### Problem description
Every line of the records below from the line with "const unsigned s1" up to and including the line with "ra[1][it] = glb_ldraw<T>(pred" must be reproduced exactly, and no line outside that range.

### Entries provided
---------------
template <typename T, int PX, bool FLAT, bool CLEAN, int MODE = V3_DENSE>
__global__ void __launch_bounds__(64 * V3_WAVES, s1v3_minwaves(PX))
    consensus_v3_kernel(const T *__restrict__ pred, const uint8_t *__restrict__ ov,
                        float *__restrict__ cons, float *__restrict__ cnt_out, const Geo G,
                        const int n_rows, const int runs_per_line, const int bZ2,
                        const long long n_waves, const uint32_t *__restrict__ items) {
    using K = V3<PX, FLAT>;
    constexpr int NIT = K::NIT;
    constexpr bool SPLIT = s1v3_split(PX);
    constexpr bool VOTES = MODE != V3_ZERO;
    __shared__ v4f lds_bt[V3_WAVES][SPLIT || !VOTES ? 1 : K::NELP];
    __shared__ v2f lds_bt2[V3_WAVES][SPLIT && VOTES ? K::NELP : 1];
    __shared__ uint32_t lds_ct[V3_WAVES][SPLIT && VOTES ? K::NELP : 1];
    __shared__ v2f lds_at[V3_WAVES][VOTES ? K::NELP : 1];
    __shared__ v2f lds_cf[V3_WAVES][VOTES ? K::NC : 1];
    __shared__ uint8_t lds_valid[V3_WAVES][2][2][VOTES ? K::NT + 2 : 1];
    const int wave = __builtin_amdgcn_readfirstlane(threadIdx.x >> 6), lane = threadIdx.x & 63;
    long long bid = blockIdx.x;
    {
        const long long nb = gridDim.x, per = nb / 8, main = per * 8;
        if (bid < main) bid = (bid % 8) * per + bid / 8;
    }
    const long long pos = bid * V3_WAVES + wave;
    if (pos >= n_waves) return;
    long long wid_;
    if constexpr (MODE != V3_DENSE) wid_ = (long long)items[pos]; else wid_ = pos;
    const long long wid = wid_;
    const int row = (int)(wid % n_rows);
    long long run = wid / n_rows;
    int dz, dy;
    if (row < G.py) { dz = 0; dy = row; }
    else { const int t = row - G.py; dz = 1 + t / G.wy; dy = t % G.wy - (G.py - 1); }
    const int xr = (int)(run % runs_per_line);
    run /= runs_per_line;
    int uy, uz, ux0, nA;
    if (FLAT) {
        const int flat0 = xr * 64;
        uy = G.cy0 + flat0 / G.cX;
        uz = G.cz0 + 2 * (int)run;
        ux0 = G.cx0 + flat0 % G.cX;
        nA = min(64, G.cX - flat0 % G.cX);
    } else {
        uy = G.cy0 + (int)(run % G.cY);
        uz = G.cz0 + 2 * (int)(run / G.cY);
        ux0 = G.cx0 + xr * 64;
        nA = 64;
    }
    const bool have_s1 = uz + 1 < G.cz0 + G.cZ;
    const bool in_b = FLAT && lane >= nA;
    const bool have_b = FLAT && nA < 64 && uy + 1 < G.cy0 + G.cY;
    const int ux = in_b ? G.cx0 + (lane - nA) : ux0 + lane;
    const int uy_l = in_b ? uy + 1 : uy;
    const bool lane_ok = in_b ? have_b : ux < G.cx0 + G.cX;
    const int pos_l = lane + (PX - 1) + (in_b ? PX - 1 : 0);
    const int wy = uy + dy;
    const bool wy_ok_a = wy >= 0 && wy < G.Y;
    const bool wy_ok_b = have_b && wy + 1 >= 0 && wy + 1 < G.Y;
    const bool wz_ok0 = uz + dz < G.Z, wz_ok1 = have_s1 && uz + 1 + dz < G.Z;
    const bool w_row_ok = (wy_ok_a || wy_ok_b) && (wz_ok0 || wz_ok1);
    const bool row0 = dz == 0 && dy == 0;

    v2f acc[K::NACC];
    uint32_t tc[K::NACC], cnt[K::NACC];
#pragma unroll
    for (int i = 0; i < K::NACC; ++i) { acc[i] = splat(0.0f); tc[i] = 0u; cnt[i] = 0u; }

    const T *mid = pred + (long long)G.mid * G.V;
    const int ntA = nA + 2 * (PX - 1);
    if constexpr (VOTES) {
#pragma unroll
    for (int s = 0; s < 2; ++s) {
        uint8_t *uval = lds_valid[wave][s][0], *wval = lds_valid[wave][s][1];
        const bool s_ok = s == 0 || have_s1;
        const bool wz_ok = s ? wz_ok1 : wz_ok0;
        for (int i = lane; i < K::NT; i += 64) {
            const bool sb = FLAT && i >= ntA;
            const int x = sb ? G.cx0 - (PX - 1) + (i - ntA) : ux0 - (PX - 1) + i;
            const int yy = sb ? uy + 1 : uy, wyy = sb ? wy + 1 : wy;
            bool vu = false, vw = false;
            if (s_ok && x >= 0 && x < G.X && (!sb || have_b)) {
                const long long lu = vox(G, uz + s, yy, x);
                vu = ldf(mid, lu) > G.th_gt && (!G.use_overlap || ov[lu] == 0);
                if (wz_ok && (sb ? wy_ok_b : wy_ok_a)) {
                    const long long lw = vox(G, uz + s + dz, wyy, x);
                    vw = ldf(mid, lw) > G.th_gt && (!G.use_overlap || ov[lw] == 0);
                }
            }
            uval[i] = vu; wval[i] = vw;
        }
    }
    __builtin_amdgcn_fence(__ATOMIC_ACQ_REL, "wavefront");
    __builtin_amdgcn_wave_barrier();
    }

    unsigned el_off[NIT];
    const int ncA = nA + (PX - 1);
    auto centre_x = [&](int i, bool &sb, bool &ok) -> int {
        sb = FLAT && i >= ncA;
        const int iseg = sb ? i - ncA : i;
        const int cx = (sb ? G.cx0 : ux0) - (PX - 1) + K::RX + iseg;
        ok = cx >= K::RX && cx < G.X - K::RX && (!sb || have_b);
        return min(max(cx, 0), G.X - 1) + (sb ? G.X : 0);
    };
#pragma unroll
    for (int it = 0; it < NIT; ++it) {
        const int e = it * 64 + lane;
        const int i = e % K::NC;
        const int j = min(e / K::NC, PX - 1);
        bool sb, ok;
        const int cxc = centre_x(i, sb, ok);
        el_off[it] = (unsigned)(((long long)j * G.V + cxc) * (long long)sizeof(T));
    }
    unsigned cf_off[2];
    unsigned cf_st = 0, cf_sb = 0;
#pragma unroll
    for (int c = 0; c < 2; ++c) {
        const int i = min(lane + 64 * c, K::NC - 1);
        bool sb, ok;
        const int cxc = centre_x(i, sb, ok);
        cf_off[c] = (unsigned)cxc * (unsigned)sizeof(T);
        cf_st |= ((ok && lane + 64 * c < K::NC) ? 1u : 0u) << c;
        cf_sb |= (sb ? 1u : 0u) << c;
    }

    v2f *at = lds_at[wave], *cf = lds_cf[wave];
    v4f *bt = lds_bt[wave];
    v2f *bt2 = lds_bt2[wave];
    uint32_t *ct = lds_ct[wave];

    if (VOTES && w_row_ok) {
        const int kz_hi = min(G.pz - 1, G.pz - 1 - dz), kz_lo = max(0, -dz);
        const int ky_hi = min(G.py - 1, G.py - 1 - dy), ky_lo = max(0, -dy);
        const long long slice = (long long)G.Y * G.X;
        int kz = kz_hi, ky = ky_hi + 1;
        bool row_a_ok = true, row_b_ok = false;
        bool z_ok0 = true, z_ok1 = false;
        auto next_tile = [&](int &z, int &y) -> bool {
            while (true) {
                if (--y < ky_lo) { y = ky_hi; --z; }
                if (z < kz_lo) return false;
                const int cz = uz - z + G.rz, cy = uy - y + G.ry;
                z_ok0 = cz >= G.rz && cz < G.Z - G.rz;
                z_ok1 = have_s1 && cz + 1 >= G.rz && cz + 1 < G.Z - G.rz;
                if (!(z_ok0 || z_ok1)) continue;
                row_a_ok = cy >= G.ry && cy < G.Y - G.ry;
                row_b_ok = have_b && cy + 1 >= G.ry && cy + 1 < G.Y - G.ry;
                if (row_a_ok || row_b_ok) return true;
            }
        };
        unsigned ra[2][NIT], rb[2][NIT], rc[2][2];
        bool lz0 = true, lz1 = false, la = true, lb = false;
        auto load_tile = [&](int z, int y) {
            lz0 = z_ok0; lz1 = z_ok1; la = row_a_ok; lb = row_b_ok;
            const int cz = uz - z + G.rz;
            const long long crow0 = vox(G, z_ok0 ? cz : cz + 1, uy - y + G.ry, 0);
            const unsigned s1 = __builtin_amdgcn_readfirstlane((z_ok1 && z_ok0) ? (unsigned)(slice * (long long)sizeof(T)) : 0u);
            const long long cha = (long long)((z * G.py + y) * PX) * G.V;
            const long long chb = (long long)(((z + dz) * G.py + (y + dy)) * PX) * G.V;
            const BufRsrc qc = buf_rsrc(mid + crow0);
#pragma unroll
            for (int it = 0; it < NIT; ++it) {
                ra[0][it] = glb_ldraw<T>(pred + cha + crow0, el_off[it], 0u);
                ra[1][it] = glb_ldraw<T>(pred + cha + crow0, el_off[it], s1);
                rb[0][it] = glb_ldraw<T>(pred + chb + crow0, el_off[it], 0u);
                rb[1][it] = glb_ldraw<T>(pred + chb + crow0, el_off[it], s1);
            }
#pragma unroll
            for (int c = 0; c < 2; ++c) {
                rc[0][c] = buf_ldraw<T>(qc, cf_off[c], 0u);
                rc[1][c] = buf_ldraw<T>(qc, cf_off[c], s1);
            }
        };
        constexpr bool PREFETCH = s1v3_prefetch(PX);
        const v2f big26 = splat(0x1p26f), nbig26 = splat(-0x1p26f), hb = splat(0x1p25f),
                  nhb = splat(-0x1p25f);
        int n_fold = 0;
        bool have = next_tile(kz, ky);
        if (PREFETCH && have) load_tile(kz, ky);
        while (have) {
            if (!PREFETCH) load_tile(kz, ky);
#pragma unroll
            for (int c = 0; c < 2; ++c) {
                const bool st = (cf_st >> c) & 1u, sb = (cf_sb >> c) & 1u;
                const bool rok = st && (sb ? lb : la);
                v2f f;
                f.x = (rok && lz0 && widen<T>(rc[0][c]) > G.th_gt) ? 1.0f : 0.0f;
                f.y = (rok && lz1 && widen<T>(rc[1][c]) > G.th_gt) ? 1.0f : 0.0f;
                if (lane + 64 * c < K::NC) cf[lane + 64 * c] = f;
            }
            unsigned bigmax = 0u;
            constexpr int CG = S1V3_CGROUP;
#pragma unroll
            for (int it = 0; it < NIT; ++it)
                asm volatile("" : "+v"(ra[0][it]), "+v"(ra[1][it]), "+v"(rb[0][it]), "+v"(rb[1][it]));
            bool any_big = false;
            if constexpr (CLEAN) {
                const v2f c255 = splat(255.0f), one = splat(1.0f);
#pragma unroll
                for (int i0 = 0; i0 < NIT; i0 += CG) {
                    v2f va[CG], vb[CG], ha[CG], hbb[CG], ta[CG], tb[CG], cc[CG];
#pragma unroll
                    for (int q = 0; q < CG; ++q) if (i0 + q < NIT) {
                        va[q] = (v2f){widen<T>(ra[0][i0 + q]), widen<T>(ra[1][i0 + q])};
                        vb[q] = (v2f){widen<T>(rb[0][i0 + q]), widen<T>(rb[1][i0 + q])};
                    }
#pragma unroll
                    for (int q = 0; q < CG; ++q) if (i0 + q < NIT) ha[q] = pk_fma_clamp(va[q], nbig26, hb);
#pragma unroll
                    for (int q = 0; q < CG; ++q) if (i0 + q < NIT) hbb[q] = pk_fma_clamp(vb[q], nbig26, hb);
#pragma unroll
                    for (int q = 0; q < CG; ++q) if (i0 + q < NIT) ta[q] = va[q] - ha[q];
#pragma unroll
                    for (int q = 0; q < CG; ++q) if (i0 + q < NIT) tb[q] = vb[q] - hbb[q];
#pragma unroll
                    for (int q = 0; q < CG; ++q) if (i0 + q < NIT) cc[q] = pk_fma(hbb[q], c255, one);
#pragma unroll
                    for (int q = 0; q < CG; ++q) if (i0 + q < NIT) {
                        const int e = (i0 + q) * 64 + lane;
                        const uint32_t code = (uint32_t)cc[q].x | ((uint32_t)cc[q].y << 16);
                        at[e] = ta[q];
                        if constexpr (SPLIT) { bt2[e] = tb[q]; ct[e] = code; }
                        else bt[e] = (v4f){tb[q].x, tb[q].y, __uint_as_float(code), 0.0f};
                    }
                }
            } else {
#pragma unroll
            for (int i0 = 0; i0 < NIT; i0 += CG) {
                v2f va[CG], vb[CG], ga[CG], ha[CG], gb[CG], hbb[CG], sa[CG], sbb[CG], ta[CG], tb[CG], cc[CG];
#pragma unroll
                for (int q = 0; q < CG; ++q) if (i0 + q < NIT) {
                    va[q] = (v2f){widen<T>(ra[0][i0 + q]), widen<T>(ra[1][i0 + q])};
                    vb[q] = (v2f){widen<T>(rb[0][i0 + q]), widen<T>(rb[1][i0 + q])};
                }
#pragma unroll
                for (int q = 0; q < CG; ++q) if (i0 + q < NIT) ga[q] = pk_fma_clamp(va[q], big26, nhb);
#pragma unroll
                for (int q = 0; q < CG; ++q) if (i0 + q < NIT) ha[q] = pk_fma_clamp(va[q], nbig26, hb);
#pragma unroll
                for (int q = 0; q < CG; ++q) if (i0 + q < NIT) gb[q] = pk_fma_clamp(vb[q], big26, nhb);
#pragma unroll
                for (int q = 0; q < CG; ++q) if (i0 + q < NIT) hbb[q] = pk_fma_clamp(vb[q], nbig26, hb);
#pragma unroll
                for (int q = 0; q < CG; ++q) if (i0 + q < NIT) sa[q] = ga[q] + ha[q];
#pragma unroll
                for (int q = 0; q < CG; ++q) if (i0 + q < NIT) sbb[q] = gb[q] + hbb[q];
#pragma unroll
                for (int q = 0; q < CG; ++q) if (i0 + q < NIT) cc[q] = pk_fma(hbb[q], splat(256.0f), gb[q]);
#pragma unroll
                for (int q = 0; q < CG; ++q) if (i0 + q < NIT) ta[q] = pk_fma(va[q], sa[q], -ha[q]);
#pragma unroll
                for (int q = 0; q < CG; ++q) if (i0 + q < NIT) tb[q] = pk_fma(vb[q], sbb[q], -hbb[q]);
#pragma unroll
                for (int q = 0; q < CG; ++q) if (i0 + q < NIT) {
                    const int e = (i0 + q) * 64 + lane;
                    bigmax = max(bigmax, max(max(__float_as_uint(va[q].x), __float_as_uint(va[q].y)),
                                             max(__float_as_uint(vb[q].x), __float_as_uint(vb[q].y))));
                    const uint32_t code = (uint32_t)cc[q].x | ((uint32_t)cc[q].y << 16);
                    at[e] = ta[q];
                    if constexpr (SPLIT) { bt2[e] = tb[q]; ct[e] = code; }
                    else bt[e] = (v4f){tb[q].x, tb[q].y, __uint_as_float(code), 0.0f};
                }
            }
            any_big = __ballot(bigmax > 0x3F800000u) != 0ull;
            if (any_big) {
#pragma unroll
                for (int it = 0; it < NIT; ++it) {
                    const int e = it * 64 + lane;
                    v2f ta, tb;
                    unsigned code = 0u;
#pragma unroll
                    for (int s = 0; s < 2; ++s) {
                        const float va = widen<T>(ra[s][it]), vb = widen<T>(rb[s][it]);
                        const float xa = va > G.th_gt ? va : (va < G.bg_lt ? va - 1.0f : 0.0f);
                        const float xb = vb > G.th_gt ? vb : (vb < G.bg_lt ? vb - 1.0f : 0.0f);
                        if (s) { ta.y = xa; tb.y = xb; } else { ta.x = xa; tb.x = xb; }
                        code |= (xb > 0.0f ? 1u : (xb < 0.0f ? 256u : 0u)) << (16 * s);
                    }
                    at[e] = ta;
                    if constexpr (SPLIT) { bt2[e] = tb; ct[e] = code; }
                    else bt[e] = (v4f){tb.x, tb.y, __uint_as_float(code), 0.0f};
                }
            }
            }
            __builtin_amdgcn_fence(__ATOMIC_ACQ_REL, "wavefront");
            __builtin_amdgcn_wave_barrier();
            have = next_tile(kz, ky);
            if (PREFETCH && have) load_tile(kz, ky);
            const v2f *ia = at + pos_l;
            lds_v4f_cvp ib = (lds_v4f_cvp)(bt + (SPLIT ? 0 : pos_l));
            const v2f *ib2 = bt2 + (SPLIT ? pos_l : 0);
            const uint32_t *ic = ct + (SPLIT ? pos_l : 0);
            const v2f *icf = cf + pos_l;
            if (CLEAN || !any_big) {
                if (row0) tile_votes3<PX, K::NC, true, false>(ia, icf, ib, ib2, ic, G.th2, G.den, acc, tc);
                else tile_votes3<PX, K::NC, false, false>(ia, icf, ib, ib2, ic, G.th2, G.den, acc, tc);
            } else if constexpr (!CLEAN) {
                if (row0) tile_votes3<PX, K::NC, true, true>(ia, icf, ib, ib2, ic, G.th2, G.den, acc, tc);
                else tile_votes3<PX, K::NC, false, true>(ia, icf, ib, ib2, ic, G.th2, G.den, acc, tc);
            }
            if (++n_fold == K::FOLD) {
                n_fold = 0;
#pragma unroll
                for (int i = 0; i < K::NACC; ++i) {
                    cnt[i] += (tc[i] & 0x00FF00FFu) + ((tc[i] >> 8) & 0x00FF00FFu);
                    tc[i] = 0u;
                }
            }
            __builtin_amdgcn_fence(__ATOMIC_ACQ_REL, "wavefront");
            __builtin_amdgcn_wave_barrier();
        }
    }
    if (!lane_ok) return;
    __builtin_amdgcn_fence(__ATOMIC_ACQ_REL, "wavefront");
    __builtin_amdgcn_wave_barrier();
    const int ti_u = (in_b ? ntA + (lane - nA) : lane) + PX - 1;
#pragma unroll
    for (int s = 0; s < 2; ++s) {
        if (s == 1 && !have_s1) break;
        const uint8_t *uval = lds_valid[wave][s][0], *wval = lds_valid[wave][s][1];
        const bool u_ok = VOTES && uval[ti_u] != 0;
        float val[K::NACC];
#pragma unroll
        for (int i = 0; i < K::NACC; ++i) {
            const int dx = i - (PX - 1);
            val[i] = 0.0f;
            if (dz == 0 && dy == 0 && dx <= 0) continue;
            const unsigned total = cnt[i] + (tc[i] & 0x00FF00FFu) + ((tc[i] >> 8) & 0x00FF00FFu);
            const bool ok = VOTES && u_ok && wval[ti_u + dx] != 0;
            const unsigned n = ok ? ((s ? total >> 16 : total) & 0xFFFFu) : 0u;
            const float a = ok ? (s ? acc[i].y : acc[i].x) : 0.0f;
            const float c = (float)n;
            val[i] = (G.normalise && n != 0u) ? a / c : a;
            if (G.layout != PPP_CONS_VOXEL_MAJOR) {
                const long long o = cons_at(G, dz, dy, dx, uz + s, uy_l, ux);
                if (cons) cons[o] = val[i];
                if (cnt_out) cnt_out[o] = c;
            }
        }
        if (G.layout == PPP_CONS_VOXEL_MAJOR) {
            const int W = (2 * G.pz - 1) * G.wy * G.wx, Lc = (W - 1) / 2;
            const int L0 = (dz * G.wy + dy) * G.wx;
            const long long vu = ((long long)row_slice(G, uz + s) * G.bY + (uy_l - G.by0)) * G.bX + (ux - G.bx0);
            float *pos = cons + vu * W + Lc + L0 - (PX - 1);
            if (row0) {
                pos[PX - 1] = 0.0f;
#pragma unroll
                for (int i = PX; i < K::NACC; ++i) pos[i] = val[i];
            } else {
                typedef float f4u __attribute__((ext_vector_type(4), aligned(4)));
#pragma unroll
                for (int i = 0; i + 4 <= K::NACC; i += 4)
                    *reinterpret_cast<f4u *>(pos + i) = (f4u){val[i], val[i + 1], val[i + 2], val[i + 3]};
#pragma unroll
                for (int i = K::NACC / 4 * 4; i < K::NACC; ++i) pos[i] = val[i];
            }
            const int wz = uz + s + dz, wy2 = uy_l + dy;
            if (wz < G.bz0 + G.bZ && wy2 >= G.by0 && wy2 < G.by0 + G.bY) {
                const long long vw0 = ((long long)row_slice(G, wz) * G.bY + (wy2 - G.by0)) * G.bX + (ux - G.bx0);
#pragma unroll
                for (int i = 0; i < K::NACC; ++i) {
                    const int dx = i - (PX - 1);
                    if (row0 && dx <= 0) continue;
                    const int wx2 = ux + dx;
                    if (wx2 >= G.bx0 && wx2 < G.bx0 + G.bX) cons[(vw0 + dx) * W + Lc - L0 - dx] = val[i];
                }
            }
        }
    }
}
---------------
### Answer box
            const unsigned s1 = __builtin_amdgcn_readfirstlane((z_ok1 && z_ok0) ? (unsigned)(slice * (long long)sizeof(T)) : 0u);
            const long long cha = (long long)((z * G.py + y) * PX) * G.V;
            const long long chb = (long long)(((z + dz) * G.py + (y + dy)) * PX) * G.V;
            const BufRsrc qc = buf_rsrc(mid + crow0);
#pragma unroll
            for (int it = 0; it < NIT; ++it) {
                ra[0][it] = glb_ldraw<T>(pred + cha + crow0, el_off[it], 0u);
                ra[1][it] = glb_ldraw<T>(pred + cha + crow0, el_off[it], s1);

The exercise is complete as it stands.